(Data excerpts)
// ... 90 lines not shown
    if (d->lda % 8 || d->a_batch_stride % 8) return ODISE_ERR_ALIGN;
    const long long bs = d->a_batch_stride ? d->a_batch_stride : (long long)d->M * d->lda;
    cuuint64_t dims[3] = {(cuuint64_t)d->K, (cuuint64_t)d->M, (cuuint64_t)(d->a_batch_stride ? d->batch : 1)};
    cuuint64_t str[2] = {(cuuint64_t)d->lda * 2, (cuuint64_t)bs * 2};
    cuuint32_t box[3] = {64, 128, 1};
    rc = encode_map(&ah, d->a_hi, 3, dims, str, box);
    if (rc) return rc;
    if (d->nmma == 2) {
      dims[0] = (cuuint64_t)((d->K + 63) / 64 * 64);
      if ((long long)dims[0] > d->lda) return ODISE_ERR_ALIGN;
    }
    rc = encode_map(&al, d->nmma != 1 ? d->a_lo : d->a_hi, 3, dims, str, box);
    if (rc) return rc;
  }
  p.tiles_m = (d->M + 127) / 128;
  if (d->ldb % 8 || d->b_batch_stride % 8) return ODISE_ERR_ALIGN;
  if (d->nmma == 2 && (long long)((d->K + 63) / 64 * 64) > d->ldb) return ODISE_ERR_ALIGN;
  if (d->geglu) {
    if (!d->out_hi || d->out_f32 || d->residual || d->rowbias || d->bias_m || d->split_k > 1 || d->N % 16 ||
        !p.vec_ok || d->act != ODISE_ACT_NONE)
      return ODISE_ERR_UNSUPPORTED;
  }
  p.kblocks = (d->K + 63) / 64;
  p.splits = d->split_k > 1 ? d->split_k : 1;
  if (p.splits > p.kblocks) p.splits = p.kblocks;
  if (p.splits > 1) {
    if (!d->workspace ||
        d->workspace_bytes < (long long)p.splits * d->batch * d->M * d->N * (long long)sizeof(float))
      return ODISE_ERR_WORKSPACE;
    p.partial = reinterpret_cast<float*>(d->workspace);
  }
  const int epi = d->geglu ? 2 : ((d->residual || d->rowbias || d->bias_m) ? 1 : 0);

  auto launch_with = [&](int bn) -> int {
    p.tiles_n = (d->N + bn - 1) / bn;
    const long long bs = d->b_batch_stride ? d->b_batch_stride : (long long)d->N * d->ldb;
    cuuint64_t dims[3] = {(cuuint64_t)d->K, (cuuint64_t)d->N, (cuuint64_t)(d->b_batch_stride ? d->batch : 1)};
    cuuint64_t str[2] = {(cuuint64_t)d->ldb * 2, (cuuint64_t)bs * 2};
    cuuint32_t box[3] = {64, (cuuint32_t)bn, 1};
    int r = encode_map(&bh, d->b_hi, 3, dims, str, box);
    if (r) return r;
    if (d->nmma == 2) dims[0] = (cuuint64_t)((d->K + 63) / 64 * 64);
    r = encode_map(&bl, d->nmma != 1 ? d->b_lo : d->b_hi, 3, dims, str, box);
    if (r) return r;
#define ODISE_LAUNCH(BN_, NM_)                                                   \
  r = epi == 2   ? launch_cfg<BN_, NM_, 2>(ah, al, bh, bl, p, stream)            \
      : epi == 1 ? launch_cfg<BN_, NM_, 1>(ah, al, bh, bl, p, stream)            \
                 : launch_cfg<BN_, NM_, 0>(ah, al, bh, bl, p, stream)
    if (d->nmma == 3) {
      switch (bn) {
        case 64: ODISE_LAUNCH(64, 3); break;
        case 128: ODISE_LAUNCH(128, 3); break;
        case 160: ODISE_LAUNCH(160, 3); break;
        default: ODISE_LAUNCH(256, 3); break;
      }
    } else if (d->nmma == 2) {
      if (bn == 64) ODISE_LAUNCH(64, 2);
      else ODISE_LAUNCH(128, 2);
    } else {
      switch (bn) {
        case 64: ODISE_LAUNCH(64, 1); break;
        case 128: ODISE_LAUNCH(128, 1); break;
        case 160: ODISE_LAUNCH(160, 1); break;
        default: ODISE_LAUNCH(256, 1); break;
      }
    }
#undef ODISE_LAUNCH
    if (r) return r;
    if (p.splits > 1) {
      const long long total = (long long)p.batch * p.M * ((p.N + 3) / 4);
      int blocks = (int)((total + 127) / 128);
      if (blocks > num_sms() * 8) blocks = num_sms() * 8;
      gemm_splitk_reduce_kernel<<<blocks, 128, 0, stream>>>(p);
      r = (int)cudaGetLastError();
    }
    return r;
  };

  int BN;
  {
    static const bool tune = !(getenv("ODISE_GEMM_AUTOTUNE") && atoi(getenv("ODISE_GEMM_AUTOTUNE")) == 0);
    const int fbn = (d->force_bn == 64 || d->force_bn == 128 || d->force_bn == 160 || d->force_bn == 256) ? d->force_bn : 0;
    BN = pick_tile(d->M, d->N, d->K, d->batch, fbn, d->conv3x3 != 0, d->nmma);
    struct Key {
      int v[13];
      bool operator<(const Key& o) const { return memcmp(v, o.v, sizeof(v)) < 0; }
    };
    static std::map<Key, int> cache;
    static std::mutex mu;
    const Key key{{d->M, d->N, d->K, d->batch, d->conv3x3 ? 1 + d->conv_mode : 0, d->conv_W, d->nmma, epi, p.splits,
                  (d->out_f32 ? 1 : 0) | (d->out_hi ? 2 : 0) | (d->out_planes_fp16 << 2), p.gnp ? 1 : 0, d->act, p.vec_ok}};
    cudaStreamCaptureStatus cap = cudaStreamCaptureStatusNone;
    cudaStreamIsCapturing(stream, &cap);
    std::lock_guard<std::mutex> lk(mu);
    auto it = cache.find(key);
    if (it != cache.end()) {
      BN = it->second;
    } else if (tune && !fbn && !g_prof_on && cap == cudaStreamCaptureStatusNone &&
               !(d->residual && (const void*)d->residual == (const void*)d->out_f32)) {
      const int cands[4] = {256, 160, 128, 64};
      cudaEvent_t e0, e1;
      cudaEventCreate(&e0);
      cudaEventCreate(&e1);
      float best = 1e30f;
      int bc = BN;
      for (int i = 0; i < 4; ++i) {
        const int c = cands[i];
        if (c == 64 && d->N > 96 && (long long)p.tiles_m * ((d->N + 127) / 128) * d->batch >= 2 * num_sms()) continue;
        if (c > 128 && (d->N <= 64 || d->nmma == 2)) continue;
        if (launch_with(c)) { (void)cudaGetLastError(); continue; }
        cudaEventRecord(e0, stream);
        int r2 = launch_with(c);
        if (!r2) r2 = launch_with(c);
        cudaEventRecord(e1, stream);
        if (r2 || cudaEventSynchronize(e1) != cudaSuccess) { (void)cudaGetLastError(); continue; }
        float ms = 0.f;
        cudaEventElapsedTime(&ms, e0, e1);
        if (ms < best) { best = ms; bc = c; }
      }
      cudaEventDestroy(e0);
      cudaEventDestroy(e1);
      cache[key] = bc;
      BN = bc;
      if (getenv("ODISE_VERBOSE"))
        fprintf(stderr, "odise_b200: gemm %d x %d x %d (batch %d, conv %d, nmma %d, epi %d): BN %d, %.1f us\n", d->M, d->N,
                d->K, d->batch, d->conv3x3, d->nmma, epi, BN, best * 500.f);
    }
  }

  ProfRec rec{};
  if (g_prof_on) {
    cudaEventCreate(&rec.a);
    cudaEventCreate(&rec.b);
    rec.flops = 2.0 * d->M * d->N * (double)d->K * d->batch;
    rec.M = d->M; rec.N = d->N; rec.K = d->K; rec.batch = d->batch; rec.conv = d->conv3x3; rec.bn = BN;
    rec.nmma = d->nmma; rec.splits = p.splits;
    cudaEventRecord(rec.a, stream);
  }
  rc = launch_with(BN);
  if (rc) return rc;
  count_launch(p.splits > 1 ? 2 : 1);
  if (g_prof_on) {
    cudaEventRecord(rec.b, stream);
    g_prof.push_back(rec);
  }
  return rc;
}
==
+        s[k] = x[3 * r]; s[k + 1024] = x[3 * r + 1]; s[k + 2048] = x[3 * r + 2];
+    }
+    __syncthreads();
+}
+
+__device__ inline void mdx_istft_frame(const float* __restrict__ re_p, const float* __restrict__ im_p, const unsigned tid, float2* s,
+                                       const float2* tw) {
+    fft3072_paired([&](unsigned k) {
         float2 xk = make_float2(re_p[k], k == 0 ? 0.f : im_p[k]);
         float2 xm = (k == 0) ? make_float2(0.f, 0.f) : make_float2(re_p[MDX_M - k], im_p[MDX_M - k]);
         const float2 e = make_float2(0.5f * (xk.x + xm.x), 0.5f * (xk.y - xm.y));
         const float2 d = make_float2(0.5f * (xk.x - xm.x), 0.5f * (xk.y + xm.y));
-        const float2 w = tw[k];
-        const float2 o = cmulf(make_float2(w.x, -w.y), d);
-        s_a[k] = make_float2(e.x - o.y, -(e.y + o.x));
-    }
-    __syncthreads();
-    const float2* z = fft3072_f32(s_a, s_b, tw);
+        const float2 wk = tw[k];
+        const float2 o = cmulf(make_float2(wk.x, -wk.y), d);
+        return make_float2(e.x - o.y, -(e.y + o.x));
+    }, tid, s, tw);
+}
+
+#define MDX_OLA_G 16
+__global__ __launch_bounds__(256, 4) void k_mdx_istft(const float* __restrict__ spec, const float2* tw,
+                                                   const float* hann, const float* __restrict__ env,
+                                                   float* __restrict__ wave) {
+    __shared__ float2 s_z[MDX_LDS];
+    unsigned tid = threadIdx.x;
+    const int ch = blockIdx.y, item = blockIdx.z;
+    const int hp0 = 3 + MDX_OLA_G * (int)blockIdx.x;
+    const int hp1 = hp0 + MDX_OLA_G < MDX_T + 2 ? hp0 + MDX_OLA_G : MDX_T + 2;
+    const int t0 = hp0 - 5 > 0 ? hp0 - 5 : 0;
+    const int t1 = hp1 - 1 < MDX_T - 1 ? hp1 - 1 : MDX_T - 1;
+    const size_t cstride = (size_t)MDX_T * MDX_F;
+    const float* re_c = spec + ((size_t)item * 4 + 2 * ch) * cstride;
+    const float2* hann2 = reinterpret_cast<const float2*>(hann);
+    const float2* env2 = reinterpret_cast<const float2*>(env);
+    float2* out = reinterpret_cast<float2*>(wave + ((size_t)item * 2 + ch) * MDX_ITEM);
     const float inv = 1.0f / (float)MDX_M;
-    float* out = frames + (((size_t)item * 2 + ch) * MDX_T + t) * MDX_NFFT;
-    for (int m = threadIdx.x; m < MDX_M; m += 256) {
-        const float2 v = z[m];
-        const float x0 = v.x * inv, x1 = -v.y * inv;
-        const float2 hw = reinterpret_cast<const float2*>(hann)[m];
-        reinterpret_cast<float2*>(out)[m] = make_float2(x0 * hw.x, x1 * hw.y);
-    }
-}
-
---
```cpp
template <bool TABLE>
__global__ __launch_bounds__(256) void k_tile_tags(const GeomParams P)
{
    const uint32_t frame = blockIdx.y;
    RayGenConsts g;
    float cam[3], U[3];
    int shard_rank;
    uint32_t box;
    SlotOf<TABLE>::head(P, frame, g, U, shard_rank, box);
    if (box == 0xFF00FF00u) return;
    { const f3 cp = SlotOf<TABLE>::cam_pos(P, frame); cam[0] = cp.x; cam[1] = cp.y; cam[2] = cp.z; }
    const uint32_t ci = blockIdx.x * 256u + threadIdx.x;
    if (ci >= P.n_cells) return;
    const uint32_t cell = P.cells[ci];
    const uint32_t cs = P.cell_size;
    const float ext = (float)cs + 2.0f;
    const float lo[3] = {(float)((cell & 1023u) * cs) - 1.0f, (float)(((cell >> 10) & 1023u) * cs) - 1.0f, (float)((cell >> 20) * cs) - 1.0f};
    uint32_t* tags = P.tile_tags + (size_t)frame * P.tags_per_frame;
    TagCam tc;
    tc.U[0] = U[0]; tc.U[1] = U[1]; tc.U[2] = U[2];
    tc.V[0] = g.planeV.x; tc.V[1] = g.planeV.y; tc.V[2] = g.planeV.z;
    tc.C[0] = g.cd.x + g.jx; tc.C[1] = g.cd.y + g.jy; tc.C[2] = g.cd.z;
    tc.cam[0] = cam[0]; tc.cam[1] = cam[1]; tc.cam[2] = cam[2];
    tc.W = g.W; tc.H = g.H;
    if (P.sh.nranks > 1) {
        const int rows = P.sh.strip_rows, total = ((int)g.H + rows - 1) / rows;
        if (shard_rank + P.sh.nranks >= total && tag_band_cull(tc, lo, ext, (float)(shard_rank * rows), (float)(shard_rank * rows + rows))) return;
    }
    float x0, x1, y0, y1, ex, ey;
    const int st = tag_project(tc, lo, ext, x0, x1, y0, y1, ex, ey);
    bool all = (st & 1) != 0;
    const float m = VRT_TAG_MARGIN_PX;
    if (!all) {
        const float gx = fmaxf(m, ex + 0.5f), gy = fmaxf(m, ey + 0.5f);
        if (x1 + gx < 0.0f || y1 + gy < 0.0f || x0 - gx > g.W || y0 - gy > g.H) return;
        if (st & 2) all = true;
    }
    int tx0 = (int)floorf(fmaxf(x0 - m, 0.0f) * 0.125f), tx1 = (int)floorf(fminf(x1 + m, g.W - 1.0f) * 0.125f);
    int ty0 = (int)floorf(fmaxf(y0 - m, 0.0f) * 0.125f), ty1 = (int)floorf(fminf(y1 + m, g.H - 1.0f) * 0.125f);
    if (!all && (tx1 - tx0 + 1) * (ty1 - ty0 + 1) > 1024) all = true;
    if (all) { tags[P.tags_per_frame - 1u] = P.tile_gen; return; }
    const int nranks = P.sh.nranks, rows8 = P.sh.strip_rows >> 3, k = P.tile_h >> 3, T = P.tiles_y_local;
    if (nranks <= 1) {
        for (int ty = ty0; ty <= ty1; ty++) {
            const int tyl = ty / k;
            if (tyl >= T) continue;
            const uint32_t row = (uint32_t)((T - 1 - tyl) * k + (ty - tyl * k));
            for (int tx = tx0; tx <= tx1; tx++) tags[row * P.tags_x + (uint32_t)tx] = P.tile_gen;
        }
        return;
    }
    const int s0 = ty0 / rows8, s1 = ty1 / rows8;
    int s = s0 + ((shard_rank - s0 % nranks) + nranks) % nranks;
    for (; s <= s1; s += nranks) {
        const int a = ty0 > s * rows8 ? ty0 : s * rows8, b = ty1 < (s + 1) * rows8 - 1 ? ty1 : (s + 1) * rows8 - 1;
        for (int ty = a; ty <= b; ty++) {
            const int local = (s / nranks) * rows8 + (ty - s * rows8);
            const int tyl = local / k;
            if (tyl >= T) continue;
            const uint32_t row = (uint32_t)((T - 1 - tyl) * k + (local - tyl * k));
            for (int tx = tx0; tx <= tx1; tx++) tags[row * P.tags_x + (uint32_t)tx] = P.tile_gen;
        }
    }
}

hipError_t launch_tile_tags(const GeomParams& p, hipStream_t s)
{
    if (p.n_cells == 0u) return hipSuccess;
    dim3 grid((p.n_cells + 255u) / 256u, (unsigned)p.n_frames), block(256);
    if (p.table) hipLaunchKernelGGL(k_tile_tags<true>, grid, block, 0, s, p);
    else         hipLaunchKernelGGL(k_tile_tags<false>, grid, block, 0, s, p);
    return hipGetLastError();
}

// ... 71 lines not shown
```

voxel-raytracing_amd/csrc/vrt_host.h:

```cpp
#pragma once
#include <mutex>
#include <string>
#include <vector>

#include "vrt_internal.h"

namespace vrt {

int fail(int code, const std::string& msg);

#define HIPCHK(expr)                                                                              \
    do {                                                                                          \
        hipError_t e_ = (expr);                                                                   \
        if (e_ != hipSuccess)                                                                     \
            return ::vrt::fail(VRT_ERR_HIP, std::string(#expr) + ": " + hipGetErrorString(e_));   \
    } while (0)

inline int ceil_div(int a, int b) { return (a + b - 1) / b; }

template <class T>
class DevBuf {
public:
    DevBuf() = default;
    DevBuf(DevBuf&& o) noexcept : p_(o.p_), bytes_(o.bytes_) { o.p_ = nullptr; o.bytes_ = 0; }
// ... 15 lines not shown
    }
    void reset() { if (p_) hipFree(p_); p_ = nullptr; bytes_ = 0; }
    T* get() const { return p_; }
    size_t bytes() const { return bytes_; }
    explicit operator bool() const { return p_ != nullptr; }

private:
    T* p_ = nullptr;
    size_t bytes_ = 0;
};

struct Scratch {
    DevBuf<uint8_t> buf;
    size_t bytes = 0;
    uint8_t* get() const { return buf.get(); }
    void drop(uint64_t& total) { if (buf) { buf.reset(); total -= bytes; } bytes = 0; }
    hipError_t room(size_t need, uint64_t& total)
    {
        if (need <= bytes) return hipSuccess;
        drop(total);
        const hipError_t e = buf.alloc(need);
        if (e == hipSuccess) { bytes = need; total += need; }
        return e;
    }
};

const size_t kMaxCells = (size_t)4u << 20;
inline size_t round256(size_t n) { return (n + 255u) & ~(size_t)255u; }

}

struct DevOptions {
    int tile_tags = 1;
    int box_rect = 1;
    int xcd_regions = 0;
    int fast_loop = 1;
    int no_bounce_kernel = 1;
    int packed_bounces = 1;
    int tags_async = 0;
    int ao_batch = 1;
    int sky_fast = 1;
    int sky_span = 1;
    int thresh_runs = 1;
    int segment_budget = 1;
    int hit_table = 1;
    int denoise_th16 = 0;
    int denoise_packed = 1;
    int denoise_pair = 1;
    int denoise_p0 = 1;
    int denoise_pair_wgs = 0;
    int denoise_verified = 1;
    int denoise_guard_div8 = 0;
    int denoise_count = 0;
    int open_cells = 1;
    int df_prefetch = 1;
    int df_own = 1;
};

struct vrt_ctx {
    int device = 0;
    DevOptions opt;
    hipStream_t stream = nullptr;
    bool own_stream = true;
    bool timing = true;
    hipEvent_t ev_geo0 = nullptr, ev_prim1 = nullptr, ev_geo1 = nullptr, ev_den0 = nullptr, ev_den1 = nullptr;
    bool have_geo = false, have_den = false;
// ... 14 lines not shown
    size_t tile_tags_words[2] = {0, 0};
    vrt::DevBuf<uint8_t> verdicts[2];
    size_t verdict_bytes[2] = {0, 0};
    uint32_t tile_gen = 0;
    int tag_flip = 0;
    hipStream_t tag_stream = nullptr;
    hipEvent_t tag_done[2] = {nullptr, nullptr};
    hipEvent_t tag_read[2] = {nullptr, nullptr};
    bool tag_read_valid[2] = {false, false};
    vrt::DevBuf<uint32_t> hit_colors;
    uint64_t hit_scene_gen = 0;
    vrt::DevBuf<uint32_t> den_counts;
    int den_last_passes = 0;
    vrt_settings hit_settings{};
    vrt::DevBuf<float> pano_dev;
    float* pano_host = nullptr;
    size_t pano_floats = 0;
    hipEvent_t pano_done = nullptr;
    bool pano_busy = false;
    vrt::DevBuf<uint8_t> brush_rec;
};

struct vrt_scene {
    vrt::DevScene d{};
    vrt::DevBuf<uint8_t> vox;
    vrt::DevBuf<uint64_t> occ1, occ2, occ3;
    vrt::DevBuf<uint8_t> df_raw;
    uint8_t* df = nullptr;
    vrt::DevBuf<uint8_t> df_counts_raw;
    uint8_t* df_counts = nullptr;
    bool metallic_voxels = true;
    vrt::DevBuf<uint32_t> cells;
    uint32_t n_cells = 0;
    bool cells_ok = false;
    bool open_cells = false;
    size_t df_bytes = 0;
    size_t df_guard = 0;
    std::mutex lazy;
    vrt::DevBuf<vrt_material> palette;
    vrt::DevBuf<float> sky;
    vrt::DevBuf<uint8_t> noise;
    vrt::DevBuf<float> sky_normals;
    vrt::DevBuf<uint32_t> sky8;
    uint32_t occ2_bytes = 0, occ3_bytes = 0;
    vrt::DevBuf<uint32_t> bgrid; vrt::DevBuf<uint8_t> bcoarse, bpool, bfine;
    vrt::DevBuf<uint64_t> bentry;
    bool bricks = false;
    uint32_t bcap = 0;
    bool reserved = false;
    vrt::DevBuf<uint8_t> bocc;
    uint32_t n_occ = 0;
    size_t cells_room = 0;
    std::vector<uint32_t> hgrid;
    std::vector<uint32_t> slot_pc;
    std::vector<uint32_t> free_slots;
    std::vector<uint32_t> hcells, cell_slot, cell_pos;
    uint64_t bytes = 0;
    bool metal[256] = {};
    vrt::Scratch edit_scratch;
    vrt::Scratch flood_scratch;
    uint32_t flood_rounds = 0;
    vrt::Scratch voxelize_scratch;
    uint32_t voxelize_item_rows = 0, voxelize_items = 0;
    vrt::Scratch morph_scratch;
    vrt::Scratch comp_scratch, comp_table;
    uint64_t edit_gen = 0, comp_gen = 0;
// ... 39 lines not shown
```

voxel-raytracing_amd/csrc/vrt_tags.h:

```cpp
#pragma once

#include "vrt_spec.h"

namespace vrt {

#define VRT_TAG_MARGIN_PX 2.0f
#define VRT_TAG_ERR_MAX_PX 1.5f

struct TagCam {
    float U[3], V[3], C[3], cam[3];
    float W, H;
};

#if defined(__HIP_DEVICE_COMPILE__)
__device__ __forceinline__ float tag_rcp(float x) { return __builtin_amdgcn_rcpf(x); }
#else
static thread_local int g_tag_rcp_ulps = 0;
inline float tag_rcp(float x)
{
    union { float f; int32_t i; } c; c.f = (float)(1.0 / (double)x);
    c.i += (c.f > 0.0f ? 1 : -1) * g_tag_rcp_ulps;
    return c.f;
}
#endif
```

WORK TO COMPLETE: Return each line among the entries that holds the word "expr".

ANSWER TO THIS EXERCISE:
#define HIPCHK(expr)                                                                              \
        hipError_t e_ = (expr);                                                                   \
            return ::vrt::fail(VRT_ERR_HIP, std::string(#expr) + ": " + hipGetErrorString(e_));   \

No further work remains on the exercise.